# Oracle php



## igor_l (Aug 13, 2012)

Hello.

FreeBSD 9, PHP 5.3.x 
I need setup driver or extension which is able working with Oracle 11g. Anybody know how do it?
In PHP 5.2.3 been port like php-oci8 but I did not saw this port at the FreeBSD 9.  

Anybody know how starting work with Oracle 11g from PHP 5.3.x at FreeBSD 9 ???
Thanks!!!


----------



## zhoopin (Aug 14, 2012)

It seems that there's no supports for lang/php5-oci??? port, that's compatible with the PHP 5.3.x.


----------



## igor_l (Aug 14, 2012)

did you compile this module under freebsd?


----------



## igor_l (Aug 15, 2012)

I need some driver's oracle which is able to connect to oracle it doesn't metter how ? I used unixODBC but not work.
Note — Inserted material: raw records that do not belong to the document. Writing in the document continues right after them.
diff --git a/knowhere_amd/csrc/knhip_api_search.hip b/knowhere_amd/csrc/knhip_api_search.hip
--- a/knowhere_amd/csrc/knhip_api_search.hip
+++ b/knowhere_amd/csrc/knhip_api_search.hip
@@ -605,9 +605,9 @@
             f->pqd_bound = round_up(ms_units_cost_bound(plan.npairs, PD_QT, idx->nlist, idx->ntotal, idx->max_list_len,
                                                         f->pqd_cost), 8);
             HIP_TRY(ws->ms_units.reserve((size_t)f->pqd_bound * sizeof(KnItem)));
-            HIP_TRY(ws->pqd_tiles.reserve((size_t)f->pqd_bound * sizeof(int2)));
+            HIP_TRY(ws->pqd_desc.reserve((size_t)f->pqd_bound * sizeof(PdUnitDesc)));
             m.units = ws->ms_units.as<KnItem>();
-            m.pq_unit_tiles = ws->pqd_tiles.as<int2>();
+            m.pq_unit_desc = ws->pqd_desc.as<PdUnitDesc>();
         }
         m.pq_cb16 = idx->pqd_cb16.p;
         m.pq_qh16 = ws->ms_qh16.p;
@@ -731,7 +731,8 @@
     m.pairs = wside.pairs;
     HIP_TRY(launch_ms_units(wside.list_count + nlist, wside.list_pair_off + nlist, nlist, f.qt, ws->ms_unit_off.as<int64_t>(),
                             ws->ms_nunits.as<int64_t>(), ws->ms_units.as<KnItem>(), idx->d_list_len.as<int64_t>(), idx->dev_code_size(),
-                            idx->scan_bytes_dev.as<double>() + 2, s, f.pqd_cost, ws->pqd_tiles.as<int2>()));
+                            idx->scan_bytes_dev.as<double>() + 2, s, f.pqd_cost, ws->pqd_desc.as<PdUnitDesc>(), m.list_row_off,
+                            idx->is_l2 ? m.pq_sblk_off_r : nullptr));
     return KNHIP_OK;
 }
 
@@ -792,7 +793,7 @@
     r.units = wt.items;
     r.nunits_dev = wt.nitems;
     r.unit_loop = 1;
-    r.pq_unit_tiles = nullptr;
+    r.pq_unit_desc = nullptr;
     r.ghist = nullptr;
     r.gmeta = nullptr;
     HIP_TRY(launch_filter(idx, plan, f, r, plan.npairs, s));
diff --git a/knowhere_amd/csrc/knhip_internal.h b/knowhere_amd/csrc/knhip_internal.h
--- a/knowhere_amd/csrc/knhip_internal.h
+++ b/knowhere_amd/csrc/knhip_internal.h
@@ -138,7 +138,7 @@
     DevBuf pq_recs, pq_ctr;
     DevBuf bf_kth;
     DevBuf ms_qh16, ms_qd, pq_spill;
-    DevBuf pqd_tiles;
+    DevBuf pqd_desc;
     DevBuf rs_sort;
     DevBuf h_queries, h_bitset, h_out_d, h_out_i, h_ref_d, h_ref_i;
     DevBuf tie_d, tie_i, tie_flag, tie_q, tie_r, tie_keys, tie_cdis;
diff --git a/knowhere_amd/csrc/mfma_scan.hip b/knowhere_amd/csrc/mfma_scan.hip
--- a/knowhere_amd/csrc/mfma_scan.hip
+++ b/knowhere_amd/csrc/mfma_scan.hip
@@ -133,7 +133,8 @@
 __global__ void ms_units_kernel(const int32_t* __restrict__ list_count_v, const int64_t* __restrict__ list_pair_off_v,
                                 const int64_t* __restrict__ unit_off, int64_t nlist, int qt, KnItem* __restrict__ units,
                                 const int64_t* __restrict__ list_len, int64_t code_size, double* unit_bytes, int cap,
-                                int2* __restrict__ unit_tiles) {
+                                PdUnitDesc* __restrict__ unit_desc, const int64_t* __restrict__ list_row_off,
+                                const int64_t* __restrict__ sblk_off) {
     const int64_t l = (int64_t)blockIdx.x * blockDim.x + threadIdx.x;
     if (l >= nlist) {
         return;
@@ -143,7 +144,10 @@
         atomicAdd(unit_bytes, (double)((c + qt - 1) / qt) * (double)list_len[l] * (double)code_size);
     }
     const int64_t p0 = list_pair_off_v[l];
-    const int64_t ntile = cap > 0 ? (list_len[l] + 31) / 32 : 0;
+    const int64_t llen = cap > 0 ? list_len[l] : 0;
+    const int64_t ntile = (llen + 31) / 32;
+    const int64_t row0 = cap > 0 ? list_row_off[l] : 0;
+    const int64_t ps0 = (cap > 0 && sblk_off != nullptr) ? sblk_off[l] * 16 : 0;
     int64_t u = unit_off[l];
     for (int64_t i = 0; i < c; i += qt) {
         KnItem x;
@@ -155,7 +159,17 @@
             units[u] = x;
             if (cap > 0) {
                 const int64_t t0 = j * ntile / nch, t1 = (j + 1) * ntile / nch;
-                unit_tiles[u] = make_int2((int)t0, (int)(t1 - t0));
+                PdUnitDesc dsc;
+                dsc.pos0 = (uint32_t)(32 * t0);
+                dsc.ntile = (int32_t)(t1 - t0);
+                dsc.len = (int32_t)min(llen - 32 * t0, 32 * (t1 - t0));
+                dsc.row_off = row0 + 32 * t0;
+                dsc.ps_off = sblk_off != nullptr ? ps0 + 32 * t0 : 0;
+                dsc.pair0 = x.pair0;
+                dsc.npair = x.npair;
+                dsc.list = x.list;
+                dsc.pad_ = 0;
+                unit_desc[u] = dsc;
             }
         }
     }
@@ -163,14 +177,16 @@
 
 hipError_t launch_ms_units(const int32_t* list_count_v, const int64_t* list_pair_off_v, int64_t nlist, int qt,
                            int64_t* unit_off, int64_t* nunits, KnItem* units, const int64_t* list_len,
-                           int64_t code_size, double* unit_bytes, hipStream_t s, int cost_cap, int2* unit_tiles) {
-    if (cost_cap > 0 && unit_tiles == nullptr) {
+                           int64_t code_size, double* unit_bytes, hipStream_t s, int cost_cap, PdUnitDesc* unit_desc,
+                           const int64_t* list_row_off, const int64_t* sblk_off) {
+    if (cost_cap > 0 && (unit_desc == nullptr || list_row_off == nullptr)) {
         return hipErrorInvalidValue;
     }
     hipLaunchKernelGGL(ms_unit_scan_kernel, dim3(1), dim3(MS_SCAN_THREADS), 0, s, list_count_v, nlist, qt, unit_off,
                        nunits, list_len, cost_cap);
     hipLaunchKernelGGL(ms_units_kernel, dim3((unsigned)((nlist + 255) / 256)), dim3(256), 0, s, list_count_v,
-                       list_pair_off_v, unit_off, nlist, qt, units, list_len, code_size, unit_bytes, cost_cap, unit_tiles);
+                       list_pair_off_v, unit_off, nlist, qt, units, list_len, code_size, unit_bytes, cost_cap, unit_desc,
+                       list_row_off, sblk_off);
     return hipGetLastError();
 }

Error : Bus error .....


----------



## swirling_vortex (Aug 16, 2012)

Some reading seems to show that OCI8 was dropped at PHP 5.3. If you need it, you'll have to install the php52 port.


----------



## kpa (Aug 16, 2012)

This suggests that it's possible to use OCI8 with PHP 5.3. (I know next to nothing about OCI8, I just used the search on php.net )
http://fi2.php.net/manual/en/book.oci8.php

Maybe it's just down to updating the FreeBSD port to PHP5.3?


----------



## igor_l (Aug 21, 2012)

*not solved*

My problem is didn't solved but i solve it by another. I created geterogeneus connection from oracle to postgresql. 
Thanks for all.


----------